Two former executives of now-defunct Direct Access Partners LLC (DAP) were each sentenced to two years in prison for their roles in a bribery scheme involving Venezuela’s state-owned economic development bank, Banco de Desarrollo Económico y Social de Venezuela (Bandes).  On December 8, Tomas Clarke, the former Miami-based senior vice president of DAP, was sentenced to two years in prison and ordered to forfeit nearly $5.8 million for his role.  On December 4, Ernesto Lujan, the former managing partner at DAP’s Miami office, was sentenced to two years in prison and ordered to forfeit $18.5 million. The pair pleaded guilty in August 2013 in the U.S. District Court for the Southern District of New York to conspiracy to violate the FCPA, the Travel Act, and to commit money laundering, as well as substantive counts of these offenses.

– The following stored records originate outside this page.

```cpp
#ifndef ZK_HOT_OCC
#define ZK_HOT_OCC 2
#endif
template <int G, int OCC, int BLOCK>
__global__ __launch_bounds__(BLOCK, OCC) void evm_steps_kernel(EvmArgs a, const u32* group_start, u32* status, ZkTally* tally) {
    u32 perm_t = 0;
    if (G == EVM_GROUP_ALL && a.perm) perm_t = a.perm[(u64)blockIdx.x * blockDim.x + threadIdx.x];
    if (G == EVM_GROUP_ALL && a.defer_count_twin != nullptr) {
        if (blockIdx.x == 0 && threadIdx.x == 0) *a.defer_count_twin = 0u;
        tally_clear_twin(tally);
    }
    __shared__ u64 s_dir[G == EVM_GROUP_ALL ? EVM_DIR_LDS_U64 : 1];
    const bool have_dir = G == EVM_GROUP_ALL && a.dyn != nullptr && a.codes.slots != nullptr && a.codes.entries != nullptr;
    if (have_dir) {
        for (u32 k = threadIdx.x; k < EVM_DIR_SLOT_U64; k += blockDim.x) s_dir[k] = (u64)a.codes.slots[2 * k] | ((u64)a.codes.slots[2 * k + 1] << 32);
        const u64* e = (const u64*)a.codes.entries;
        for (u32 k = threadIdx.x; k < EVM_DIR_MAX_ENTRIES * 12u; k += blockDim.x) s_dir[EVM_DIR_SLOT_U64 + k] = e[k];
    }
    evm_args_resolve(a);
    u32 lo = 0, hi = a.n_pairs;
    if (a.perm) {
        if (G == EVM_GROUP_ALL) hi = group_start[EVM_GROUP_WARM];
        else { lo = group_start[G]; hi = group_start[G + 1]; }
    }
    u64 t = (u64)lo + (u64)blockIdx.x * blockDim.x + threadIdx.x;
    const bool staged_launch = G == EVM_GROUP_ALL || (G == EVM_GROUP_WARM && BLOCK == EVM_HOT_BLOCK && a.perm != nullptr);
    __shared__ u32 s_stage[(G == EVM_GROUP_ALL || (G == EVM_GROUP_WARM && BLOCK == EVM_HOT_BLOCK)) ? EVM_STAGE_ENTRIES * EVM_STAGE_STRIDE : 1];
    if (staged_launch) {
      for (u32 vblock = blockIdx.x;; vblock += gridDim.x) {
        t = (u64)lo + (u64)vblock * blockDim.x + threadIdx.x;
        if ((u64)lo + (u64)vblock * blockDim.x >= (u64)hi) return;
        if (G != EVM_GROUP_ALL && vblock != blockIdx.x) __syncthreads();
        if (G != EVM_GROUP_ALL) perm_t = t < (u64)hi ? a.perm[t] : 0u;
        if (G == EVM_GROUP_ALL && EV_PROF_ON(a)) {
            a.prof[EV_PROF_WAVE * 8 + 5] = __builtin_readcyclecounter();
            a.prof[EV_PROF_WAVE * 8 + 6] = __builtin_amdgcn_s_memrealtime();
        }
        const bool dir_in_lds = have_dir && a.codes.n != 0 && a.codes.n <= EVM_DIR_MAX_ENTRIES && a.codes.mask < EVM_DIR_MAX_SLOTS;
        u32 code = 0;
        u64 idx = t;
        if (t < (u64)hi && a.perm) idx = perm_t;
        const bool mine = t < (u64)hi && idx != (u64)EVM_NO_PAIR;
        __attribute__((address_space(3))) u32* my = (__attribute__((address_space(3))) u32*)s_stage + threadIdx.x;
        const bool wide = a.step_recs ? evm_stage_steps_quad(a, (u32)idx, mine, my - (threadIdx.x & 63u))
                                      : evm_stage_steps_rows_quad(a, (u32)idx, mine, my - (threadIdx.x & 63u));
        if (dir_in_lds) __syncthreads();
// ... 9 lines not shown
                code = 0;
            } else
#else
#ifdef ZK_WARM_TWICE
            if (G == EVM_GROUP_WARM)
                code = evm_check_step<G>(a, idx, wide ? (EVM_LDS32_PTR) nullptr : (EVM_LDS32_PTR)my, (EVM_LDS_PTR) nullptr);
#endif
            code = evm_check_step<G>(a, idx, wide ? (EVM_LDS32_PTR) nullptr : (EVM_LDS32_PTR)my,
                                     dir_in_lds ? (EVM_LDS_PTR)(__attribute__((address_space(3))) u64*)s_dir : (EVM_LDS_PTR) nullptr);
#endif
            if (code == ZK_NOT_MINE) code = 0;
            else if (status) status[idx] = code;
        }
        tally_commit(tally, idx, code);
        if (G == EVM_GROUP_ALL && EV_PROF_ON(a)) a.prof[EV_PROF_WAVE * 8 + 7] = __builtin_amdgcn_s_memrealtime();
        if (G == EVM_GROUP_ALL) return;
      }
    } else {
        const u64 stride = (u64)gridDim.x * blockDim.x;
        for (; t < (u64)hi; t += stride) {
            const u64 idx = a.perm ? (u64)a.perm[t] : t;
            u32 code = idx == (u64)EVM_NO_PAIR ? (u32)ZK_NOT_MINE : evm_check_step<G>(a, idx);
            if (code == ZK_NOT_MINE) code = 0;
            else if (status) status[idx] = code;
            tally_commit(tally, idx, code);
        }
    }
}

#if defined(EVM_DEFERRED_KERNEL)
__global__ __launch_bounds__(256, 1) void evm_deferred_kernel(EvmArgs a, u32* status, ZkTally* tally) {
// ... 13 lines not shown
```

### zkevm_specs_amd/csrc/zkevm_hip.hip

```cpp
#include <hip/hip_runtime.h>
#include <hip/hip_ext.h>
#include <stdio.h>
#include <string.h>
#include <stdlib.h>
#include <chrono>
#include <string>
#include <vector>

#include <atomic>
#include <mutex>
#include <dlfcn.h>

#include "../../include/zkevm_hip.h"
#include "kernels.hpp"
#include "dist_tally.hpp"
#include "host_index.hpp"
#include "code_dir_build.hpp"

#define ZK_MAX_DEVICES 64
#define ZK_ECDSA_CHUNK_LANES (1ull << 17)
static std::mutex g_dev_mutex;
static hipStream_t g_own_stream[ZK_MAX_DEVICES] = {nullptr};
static hipStream_t g_batch_stream[ZK_MAX_DEVICES][2] = {{nullptr}};
static hipStream_t g_side_stream[ZK_MAX_DEVICES] = {nullptr};
// ... 529 lines not shown
    int evm_ranges_known = 0;
    bool evm_warm_empty = false, evm_cold_empty = false;
    u32 evm_warm_lanes = 0;
    bool deferred_pending = false;
    u32* last_status = nullptr;
    u32* d_group_start = nullptr;
    u32* d_perm = nullptr;
    hipEvent_t ev_open0 = nullptr, ev_open1 = nullptr;
    bool side_stream = false;
    hipEvent_t ev_fork = nullptr, ev_join = nullptr;
    void* d_result = nullptr;
    void* h_result = nullptr;
    u32 publish_seq = 0;
    bool publish_enqueued = false;
    u32* h_result_dev = nullptr;
    u32 early_seq = 0;
    bool tail_pending = false;
    u32 tail_cold_grid = 0;
    u32* tail_status = nullptr;
    hipEvent_t tail_e1 = nullptr;
    bool stream_drained = false;
};

static const int MAX_EVENT_PAIRS = 256;

static int session_rebind_stream(zk_session* s, hipStream_t st) {
    HIP_TRY(hipSetDevice(s->device));
    if (!st) st = g_own_stream[s->device];
    if (st == s->stream) return 0;
    HIP_TRY(hipStreamSynchronize(s->stream));
    s->stream = st;
    return 0;
}

#define ZK_ARENA_CLASSES 48
struct DevArena {
    std::mutex m;
    std::vector<void*> free_[ZK_ARENA_CLASSES];
    std::vector<hipEvent_t> events;
    std::vector<void*> pinned;
    size_t cached_bytes = 0;
};
static DevArena g_arena[ZK_MAX_DEVICES];
static size_t arena_limit() {
    static const size_t lim = [] { const char* e = getenv("ZK_ARENA_MAX_BYTES"); return e ? (size_t)strtoull(e, nullptr, 10) : ((size_t)16 << 30); }();
    return lim;
}
static bool arena_off() {
    static const bool off = [] { const char* e = getenv("ZK_NO_ARENA"); return e && e[0] == '1'; }();
    return off;
}
static int arena_class(size_t bytes) {
    int c = 8;
    while (((size_t)1 << c) < bytes) c++;
    return c;
// ... 23 lines not shown
            A.cached_bytes += (size_t)1 << cls;
            return;
        }
    }
    (void)hipFree(p);
}
#define ZK_PINNED_BYTES 256
static bool evm_poll_enabled() {
    static const bool poll = [] { const char* e = getenv("ZK_POLL_RESULT"); return !(e && e[0] == '0'); }();
    return poll;
}
static bool evm_lazy_tail_enabled() {
    static const bool lazy = [] { const char* e = getenv("ZK_LAZY_TAIL"); return !(e && e[0] == '0'); }();
    return lazy && evm_poll_enabled();
}
static int arena_pinned(int device, void** p) {
    {
        DevArena& A = g_arena[device];
        std::lock_guard<std::mutex> lock(A.m);
        if (!A.pinned.empty()) {
            *p = A.pinned.back();
            A.pinned.pop_back();
            return 0;
        }
    }
    HIP_TRY(hipHostMalloc(p, ZK_PINNED_BYTES, hipHostMallocDefault));
    return 0;
}
static int arena_event(int device, hipEvent_t* e) {
    {
        DevArena& A = g_arena[device];
        std::lock_guard<std::mutex> lock(A.m);
        if (!A.events.empty()) {
            *e = A.events.back();
            A.events.pop_back();
            return 0;
        }
    }
    HIP_TRY(hipEventCreate(e));
    return 0;
}
static void arena_release_all() {
    for (int d = 0; d < ZK_MAX_DEVICES; d++) {
        DevArena& A = g_arena[d];
        std::lock_guard<std::mutex> lock(A.m);
        bool any = !A.events.empty() || !A.pinned.empty();
        for (int c = 0; c < ZK_ARENA_CLASSES; c++) any = any || !A.free_[c].empty();
        if (!any || hipSetDevice(d) != hipSuccess) continue;
        for (int c = 0; c < ZK_ARENA_CLASSES; c++) {
            for (void* p : A.free_[c]) (void)hipFree(p);
            A.free_[c].clear();
        }
        for (hipEvent_t e : A.events) (void)hipEventDestroy(e);
        A.events.clear();
        for (void* h : A.pinned) (void)hipHostFree(h);
        A.pinned.clear();
        A.cached_bytes = 0;
    }
}

static int dev_alloc(zk_session* s, void** p, size_t bytes) {
    int cls = 0;
    int rc = arena_take(s->device, bytes, p, &cls);
    if (rc) return rc;
    s->owned.push_back(*p);
    s->owned_class.push_back(cls);
    return 0;
}
static int stage(zk_session* s, const void* src, size_t bytes, bool device_ptrs, const void** out) {
    if (bytes == 0 || !src) {
// ... 55 lines not shown
}

extern "C" int zk_close(zk_session* s) {
    if (!s) return 0;
    (void)hipSetDevice(s->device);
    if (!s->stream_drained) (void)hipStreamSynchronize(s->stream);
    for (size_t k = 0; k < s->owned.size(); k++) arena_give(s->device, s->owned[k], s->owned_class[k]);
    {
        DevArena& A = g_arena[s->device];
        std::lock_guard<std::mutex> lock(A.m);
        for (hipEvent_t e : s->ev) A.events.push_back(e);
        if (s->ev_open0) A.events.push_back(s->ev_open0);
        if (s->ev_open1) A.events.push_back(s->ev_open1);
        if (s->ev_fork) A.events.push_back(s->ev_fork);
        if (s->ev_join) A.events.push_back(s->ev_join);
        if (s->h_result) A.pinned.push_back(s->h_result);
    }
    delete s;
    return 0;
}
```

As described in a prior FCPA Scorecard post, DAP, a New York based broker-dealer, earned more than $60 million in commissions from trades placed by Bandes over a five year period.  To obtain that business, DAP paid millions of dollars in bribes to a Bandes official, Maria De Los Angeles Gonzalez De Hernandez (Gonzalez), often routing them through third parties and offshore bank accounts in Switzerland and elsewhere.  Clarke and Lujan are two of five former DAP executives to plead guilty in connection with this case.  In March, two other former executives, including DAP’s former CEO, were each sentenced to four years in prison.  One other former executive, who pleaded guilty in August 2013, has yet to be sentenced.  Gonzalez, who pleaded guilty in November 2013 in the U.S. District Court for the Southern District of New York to conspiracy to violate the Travel Act and to commit money laundering, as well as substantive counts of these offenses, also is awaiting sentencing.